Dataset entries:
┌──
# wang-xinyu/tensorrtx

Measured on AMD Instinct MI355X. Metric: images/sec @ batch=32 640x640 fp16 (yolov8n conv backbone + YoloLayer decode + NMS), higher is better.
Workload: dtype f16

## Files before the change

include/trtx_hip.h:

```cpp
#ifndef TRTX_HIP_H_
#define TRTX_HIP_H_

#include <stddef.h>
#include <stdint.h>

#ifdef __cplusplus
extern "C" {
#endif

#ifndef TRTX_NO_HIP_TYPES
struct ihipStream_t;
typedef struct ihipStream_t* trtx_stream_t;
#endif

#define TRTX_ABI_VERSION 1
#define TRTX_OK 0
#define TRTX_ERR_INVALID 1
#define TRTX_ERR_HIP 2
#define TRTX_ERR_WORKSPACE 3
#define TRTX_ERR_UNSUPPORTED 4
#define TRTX_ERR_NO_DEVICE 5
#define TRTX_ERR_IO 6
#define TRTX_ERR_STATE 7

const char* trtx_status_string(int32_t status);
int32_t trtx_abi_version(void);
int32_t trtx_device_count(void);


size_t trtx_yolo_decode_workspace(int batch, int net_h, int net_w, const int* strides, int n_levels);
int32_t trtx_yolo_decode(const float* const* inputs, int n_levels, int batch, int classes, int net_h, int net_w,
                         const int* strides, int max_out, float* output, void* workspace, size_t workspace_bytes,
                         trtx_stream_t stream);

int32_t trtx_yolo_decode_ex(const float* const* inputs, int n_levels, int batch, int classes, int net_h, int net_w,
                            const int* strides, int max_out, int n_kpt, float kpt_conf, int is_seg, int is_pose, int is_obb,
                            float* output, void* workspace, size_t workspace_bytes, trtx_stream_t stream);
size_t trtx_yolo_head_decode_workspace(int batch, int net_h, int net_w, const int* strides, int n_levels);
int32_t trtx_yolo_head_decode_nhwc(const void* const* heads, const int* ld, int n_levels, int batch, int classes,
                                   int net_h, int net_w, const int* strides, const float* dfl_weights, int max_out,
                                   float* output, void* workspace, size_t workspace_bytes, trtx_stream_t stream);
int32_t trtx_yolo_head_decode_nhwc_f32(const void* const* heads, const int* ld, int n_levels, int batch, int classes,
                                   int net_h, int net_w, const int* strides, const float* dfl_weights, int max_out,
                                   float* output, void* workspace, size_t workspace_bytes, trtx_stream_t stream);
int32_t trtx_yolo_task_head_decode_nhwc(const void* const* heads, const int* ld, const void* const* branches, const int* branch_ld,
                                        int n_levels, int batch, int classes, int net_h, int net_w, const int* strides,
                                        const float* dfl_weights, int max_out, int is_seg, int is_pose, int is_obb, int n_kpt,
                                        float kpt_conf, float* output, void* workspace, size_t workspace_bytes, trtx_stream_t stream);
int32_t trtx_yolo_task_head_decode_nhwc_f32(const void* const* heads, const int* ld, const void* const* branches, const int* branch_ld,
                                            int n_levels, int batch, int classes, int net_h, int net_w, const int* strides,
                                            const float* dfl_weights, int max_out, int is_seg, int is_pose, int is_obb, int n_kpt,
                                            float kpt_conf, float* output, void* workspace, size_t workspace_bytes, trtx_stream_t stream);

size_t trtx_yolo_nms_workspace(int batch);
int32_t trtx_yolo_nms(const float* decode_out, int batch, int max_out, float conf_thresh, float nms_thresh,
                      int32_t* keep_idx, int32_t* keep_cnt, float* keep_det, void* workspace, size_t workspace_bytes,
                      trtx_stream_t stream);


size_t trtx_yolov5_decode_workspace(int batch, const int* grid_w, const int* grid_h, int n_levels);
int32_t trtx_yolov5_decode(const float* const* inputs, int n_levels, int batch, int classes, int net_h, int net_w,
                           const int* grid_w, const int* grid_h, const float* anchors, int max_out, int is_segmentation,
                           float* output, void* workspace, size_t workspace_bytes, trtx_stream_t stream);
size_t trtx_yolov5_head_decode_workspace(int batch, const int* grid_w, const int* grid_h, int n_levels);
int32_t trtx_yolov5_head_decode_nhwc(const void* const* heads, const int* ld, int n_levels, int batch, int classes, int net_h, int net_w,
                                     const int* grid_w, const int* grid_h, const float* anchors, int max_out, float* output,
                                     void* workspace, size_t workspace_bytes, trtx_stream_t stream);
int32_t trtx_yolov5_head_decode_nhwc_f32(const void* const* heads, const int* ld, int n_levels, int batch, int classes, int net_h, int net_w,
                                         const int* grid_w, const int* grid_h, const float* anchors, int max_out, float* output,
                                         void* workspace, size_t workspace_bytes, trtx_stream_t stream);
size_t trtx_yolov7_decode_workspace(int batch, const int* grid_w, const int* grid_h, int n_levels);
int32_t trtx_yolov7_decode(const float* const* inputs, int n_levels, int batch, int classes, int net_h, int net_w,
                           const int* grid_w, const int* grid_h, const float* anchors, int max_out, float* output, void* workspace,
                           size_t workspace_bytes, trtx_stream_t stream);
size_t trtx_yolov7_head_decode_workspace(int batch, const int* grid_w, const int* grid_h, int n_levels);
int32_t trtx_yolov7_head_decode_nhwc(const void* const* heads, const int* ld, int n_levels, int batch, int classes, int net_h, int net_w,
                                     const int* grid_w, const int* grid_h, const float* anchors, int max_out, float* output,
                                     void* workspace, size_t workspace_bytes, trtx_stream_t stream);
int32_t trtx_yolov7_head_decode_nhwc_f32(const void* const* heads, const int* ld, int n_levels, int batch, int classes, int net_h, int net_w,
                                         const int* grid_w, const int* grid_h, const float* anchors, int max_out, float* output,
                                         void* workspace, size_t workspace_bytes, trtx_stream_t stream);
size_t trtx_yolov9_decode_workspace(int batch, int net_h, int net_w);
int32_t trtx_yolov9_decode(const float* const* inputs, int batch, int classes, int net_h, int net_w, int max_out, int is_segmentation,
                           float* output, void* workspace, size_t workspace_bytes, trtx_stream_t stream);
size_t trtx_yolov9_head_decode_workspace(int batch, int net_h, int net_w);
int32_t trtx_yolov9_head_decode_nhwc(const void* const* box, const int* box_ld, const void* const* cls, const int* cls_ld, int batch, int classes,
                                     int net_h, int net_w, const float* dfl_weights, int max_out, float* output, void* workspace,
                                     size_t workspace_bytes, trtx_stream_t stream);
int32_t trtx_yolov9_head_decode_nhwc_f32(const void* const* box, const int* box_ld, const void* const* cls, const int* cls_ld, int batch, int classes,
                                         int net_h, int net_w, const float* dfl_weights, int max_out, float* output, void* workspace,
                                         size_t workspace_bytes, trtx_stream_t stream);
int32_t trtx_yolo_nms_obb(const float* decode_out, int batch, int max_out, float conf_thresh, float nms_thresh, int32_t* keep_idx,
                          int32_t* keep_cnt, float* keep_det, void* workspace, size_t workspace_bytes, trtx_stream_t stream);
int32_t trtx_yolo_postprocess_gpu_obb(const float* decode_out, int batch, int max_out, float conf_thresh, float nms_thresh, float* out,
                                      trtx_stream_t stream);
int32_t trtx_yolov5_nms(const float* decode_out, int batch, int max_out, float conf_thresh, float nms_thresh, int32_t* keep_idx,
                        int32_t* keep_cnt, float* keep_det, void* workspace, size_t workspace_bytes, trtx_stream_t stream);
int32_t trtx_yolov9_nms(const float* decode_out, int batch, int max_out, float conf_thresh, float nms_thresh, int32_t* keep_idx,
                        int32_t* keep_cnt, float* keep_det, void* workspace, size_t workspace_bytes, trtx_stream_t stream);
int32_t trtx_yolov7_nms(const float* decode_out, int batch, int max_out, float conf_thresh, float nms_thresh, int32_t* keep_idx,
                        int32_t* keep_cnt, float* keep_det, void* workspace, size_t workspace_bytes, trtx_stream_t stream);
int32_t trtx_seg_masks(const float* decode_out, int det_floats, int box_format, const int32_t* keep_idx, const int32_t* keep_cnt, int batch,
                       int max_out, int max_keep, const float* proto, int mask_h, int mask_w, int net_h, int net_w, float* masks,
                       trtx_stream_t stream);

void trtx_letterbox_matrix(int src_w, int src_h, int dst_w, int dst_h, float* d2s_out );
int32_t trtx_letterbox_batch(const void* const* src, const int* src_w, const int* src_h, int batch, float* dst, int dst_w, int dst_h,
                             trtx_stream_t stream);
int32_t trtx_preprocess_init(int max_image_size, int ring_depth);
void trtx_preprocess_destroy(void);
int32_t trtx_batch_preprocess(const void* const* src_host, const int* src_w, const int* src_h, int batch, float* dst, int dst_w, int dst_h,
                              trtx_stream_t stream);

int32_t trtx_yolo_postprocess_gpu(const float* decode_out, int batch, int max_out, float conf_thresh, float nms_thresh,
                                  float* out, trtx_stream_t stream);

int32_t trtx_mish(const float* in, float* out, size_t n, trtx_stream_t stream);

size_t trtx_retina_decode_output_floats(int net_h, int net_w);
size_t trtx_retina_decode_workspace(int batch, int net_h, int net_w);
int32_t trtx_retina_decode(const float* const* inputs, int batch, int net_h, int net_w, float* output, void* workspace,
                           size_t workspace_bytes, trtx_stream_t stream);
size_t trtx_retina_nms_workspace(int batch, int net_h, int net_w);
int32_t trtx_retina_nms(const float* decode_out, int batch, int net_h, int net_w, double conf_thresh, float nms_thresh,
                        int max_keep, int32_t* keep_idx, int32_t* keep_cnt, float* keep_det, void* workspace,
                        size_t workspace_bytes, trtx_stream_t stream);

size_t trtx_rpn_decode_workspace(int batch, int num_anchors, int height, int width);
int32_t trtx_rpn_decode(int batch, const float* scores, const float* deltas, int height, int width, int image_height,
                        int image_width, float stride, const float* anchors_host, int num_anchors, int top_n,
                        float* out_scores, float* out_boxes, void* workspace, size_t workspace_bytes,
                        trtx_stream_t stream);
size_t trtx_sorted_nms_workspace(int batch, int n);
int32_t trtx_rpn_nms(int batch, const float* scores, const float* boxes, int pre_nms_topk, int post_nms_topk,
                     float nms_thresh, float* out_boxes, void* workspace, size_t workspace_bytes,
                     trtx_stream_t stream);
int32_t trtx_roi_align(int batch, const float* boxes, const float* features, int pooler_resolution, float spatial_scale,
                       int sampling_ratio, int num_proposals, int channels, int feature_h, int feature_w, float* out,
                       trtx_stream_t stream);
int32_t trtx_roi_align_nhwc_f16(int batch, const float* boxes, const void* features, int ld_in, int pooler_resolution,
                                float spatial_scale, int sampling_ratio, int num_proposals, int channels, int feature_h,
                                int feature_w, void* out, int ld_out, trtx_stream_t stream);
int32_t trtx_roi_align_nhwc_f16_strided(int batch, const float* boxes, const void* features, int ld_in, int pooler_resolution,
                                        float spatial_scale, int sampling_ratio, int num_proposals, int channels, int feature_h,
                                        int feature_w, void* out, int ld_out, int bin_step, trtx_stream_t stream);
size_t trtx_predictor_decode_workspace(int batch, int num_boxes, int num_classes);
int32_t trtx_predictor_decode(int batch, const float* scores, const float* deltas, const float* proposals, int num_boxes,
                              int num_classes, int image_height, int image_width, const float* bbox_reg_weights_host,
                              float* out_scores, float* out_boxes, float* out_classes, void* workspace,
                              size_t workspace_bytes, trtx_stream_t stream);
int32_t trtx_batched_nms(int nms_method, int batch, const float* scores, const float* boxes, const float* classes,
                         int count, int detections_per_im, float nms_thresh, float* out_scores, float* out_boxes,
                         float* out_classes, void* workspace, size_t workspace_bytes, trtx_stream_t stream);

int32_t trtx_mask_rcnn_inference(int batch, const float* labels, const float* masks, int detections_per_im, int output_size,
                                 int num_classes, float* out_masks, trtx_stream_t stream);

#define TRTX_ACT_NONE 0
#define TRTX_ACT_RELU 1
#define TRTX_ACT_SIGMOID 2
#define TRTX_ACT_SILU 3
#define TRTX_ACT_LEAKY 4
#define TRTX_ACT_TANH 5
int32_t trtx_conv_packed_dims(int cout, int cin_pad, int kh, int kw, int32_t* cout_pad, int32_t* kpad, int32_t* bn);
int32_t trtx_conv_pack_weights_f16(const float* w_kcrs, int cout, int cin, int kh, int kw, int cin_pad,
                                   const float* ch_scale, uint16_t* packed);
int32_t trtx_op_conv2d_nhwc_f16(const void* in, int N, int H, int W, int Cin, int ld_in, const void* wpacked,
                                const float* bias, void* out, int Cout, int ld_out, int kh, int kw, int sh, int sw,
                                int ph, int pw, int act1, const void* residual, int ld_res, int act2,
                                trtx_stream_t stream);
int32_t trtx_op_conv2d_tactics(int N, int H, int W, int Cin, int ld_in, int Cout, int ld_out, int kh, int kw, int sh, int sw, int ph, int pw,
                               int has_residual, int ld_res, int32_t* out6, int32_t max_out);
int32_t trtx_op_conv_force_tactic(const int32_t* tactic6);
int32_t trtx_op_conv_stem_nchw_f16(const float* in, int N, int C, int H, int W, const float* w_taps_cout, const float* bias, void* out, int Cout,
                                   int ld_out, int k, int stride, int pad, int act, trtx_stream_t stream);
int32_t trtx_op_conv_stem_pair_f16(const float* in, int N, int C, int H, int W, const float* stem_w_taps_cout, const float* stem_bias, int stem_act,
                                   const void* conv_wpacked, const float* conv_bias, int conv_act, void* out, int ld_out, trtx_stream_t stream);
int32_t trtx_op_conv_bneck_pair_f16(const void* in, int N, int H, int W, int ld_in, int in_coff, const void* w1_packed, const float* bias1, int act1,
                                    const void* w2_packed, const float* bias2, int act2, int shortcut, int act_after, void* out, int ld_out,
                                    trtx_stream_t stream);
int32_t trtx_op_conv_bneck_pair_or_two_f16(const void* in, int N, int H, int W, int ld_in, int in_coff, const void* w1_packed, const float* bias1, int act1,
                                           const void* w2_packed, const float* bias2, int act2, int shortcut, int act_after, void* mid, void* out,
                                           int ld_out, trtx_stream_t stream);
int32_t trtx_reorg_fold_weights(const float* w_kcrs, int cout, int cin, int kh, int kw, float* folded);
int32_t trtx_conv_packed_dims_f32(int cout, int cin_pad, int kh, int kw, int32_t* cout_pad, int32_t* kpad, int32_t* cink);
int32_t trtx_conv_pack_weights_f32(const float* w_kcrs, int cout, int cin, int kh, int kw, int cin_pad, const float* ch_scale, float* packed);
int32_t trtx_op_conv2d_nhwc_f32(const void* in, int N, int H, int W, int Cin, int ld_in, const void* wpacked, const float* bias, void* out, int Cout,
                                int ld_out, int kh, int kw, int sh, int sw, int ph, int pw, int act1, const void* residual, int ld_res, int act2,
                                const int32_t* tile4, trtx_stream_t stream);
int32_t trtx_op_conv2d_tactics_f32(int N, int H, int W, int Cin, int ld_in, int Cout, int ld_out, int kh, int kw, int sh, int sw, int ph, int pw,
                                   int has_residual, int ld_res, int32_t* out4, int32_t max_out);
int32_t trtx_conv_pack_weights_i8(const float* w_kcrs, int cout, int cin, int kh, int kw, const float* ch_scale, int8_t* packed, float* wscale_out,
                                  int32_t* cout_pad_out, int32_t* kpad_out);
int32_t trtx_op_conv2d_nhwc_i8(const void* in, int N, int H, int W, int Cin, int ld_in, const void* wpacked, const float* cscale, const float* bias, void* out,
                               int out_is_i8, float out_inv_scale, int Cout, int ld_out, int kh, int kw, int sh, int sw, int ph, int pw, int act1,
                               const void* residual, int res_is_i8, float res_scale, int ld_res, int act2, trtx_stream_t stream);
int32_t trtx_conv_pack_weights_grouped_f16(const float* w_kcrs, int cout, int cin_g, int kh, int kw, const float* ch_scale, uint16_t* packed,
                                           int32_t* kpad_out);
int32_t trtx_op_conv2d_grouped_nhwc_f16(const void* in, int N, int H, int W, int Cin, int ld_in, const void* wpacked, const float* bias, void* out,
                                        int Cout, int ld_out, int groups, int k, int pad, int act1, const void* residual, int ld_res, int act2,
                                        trtx_stream_t stream);
int32_t trtx_op_conv2d_dw_nhwc(const void* in, int dtype, int N, int H, int W, int C, int ld_in, const float* w_taps_c, const float* bias, void* out, int ld_out,
                               const void* residual, int ld_res, int k, int stride, int pad, int dilation, int act1, float alpha1, int act2, float alpha2,
                               trtx_stream_t stream);
int32_t trtx_op_psa_attention_f16(const void* qkv, int ld_qkv, void* out, int ld_out, void* vimg, int ld_v, int B, int heads, int N, int kd, int hd, float scale,
                                  trtx_stream_t stream);
int32_t trtx_op_area_attention_f16(const void* qkv, int ld_qkv, void* out, int ld_out, void* vimg, int ld_v, int B, int heads, int N, int area, int kd, int hd,
                                   float scale, trtx_stream_t stream);
int32_t trtx_op_area_attention_split_f16(const void* q, int ld_q, const void* k, int ld_k, const void* v, int ld_v, void* out, int ld_out, int B, int heads,
                                         int N, int area, int kd, int hd, float scale, trtx_stream_t stream);
size_t trtx_op_hgconv_workspace_bytes(int B, int N, int D, int E);
int32_t trtx_op_hgconv_geometry(int32_t* tiles, int max_tiles, int32_t* n_tiles);
int32_t trtx_op_hgconv_f16(const void* x, int ld_x, void* out, int ld_out, int B, int N, int D, int E, float logit_scale, const float* w_ctx, const float* b_ctx,
                           const float* proto, const float* w_pre, const float* b_pre, const float* w_edge, const float* b_edge, const float* w_node,
                           const float* b_node, void* workspace, size_t workspace_bytes, trtx_stream_t stream);
int32_t trtx_op_poison_lds(void* device_word, trtx_stream_t stream);
int32_t trtx_op_nchw_f32_to_nhwc_f16(const float* in, void* out, int N, int C, int H, int W, int Cpad, int ld_out,
                                     trtx_stream_t stream);
int32_t trtx_op_nhwc_f16_to_nchw_f32(const void* in, float* out, int N, int C, int H, int W, int ld_in,
                                     trtx_stream_t stream);
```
└──
Single out each line of the records above with the string "include" in it, and copy it.

ANSWER
include/trtx_hip.h:
#include <stddef.h>
#include <stdint.h>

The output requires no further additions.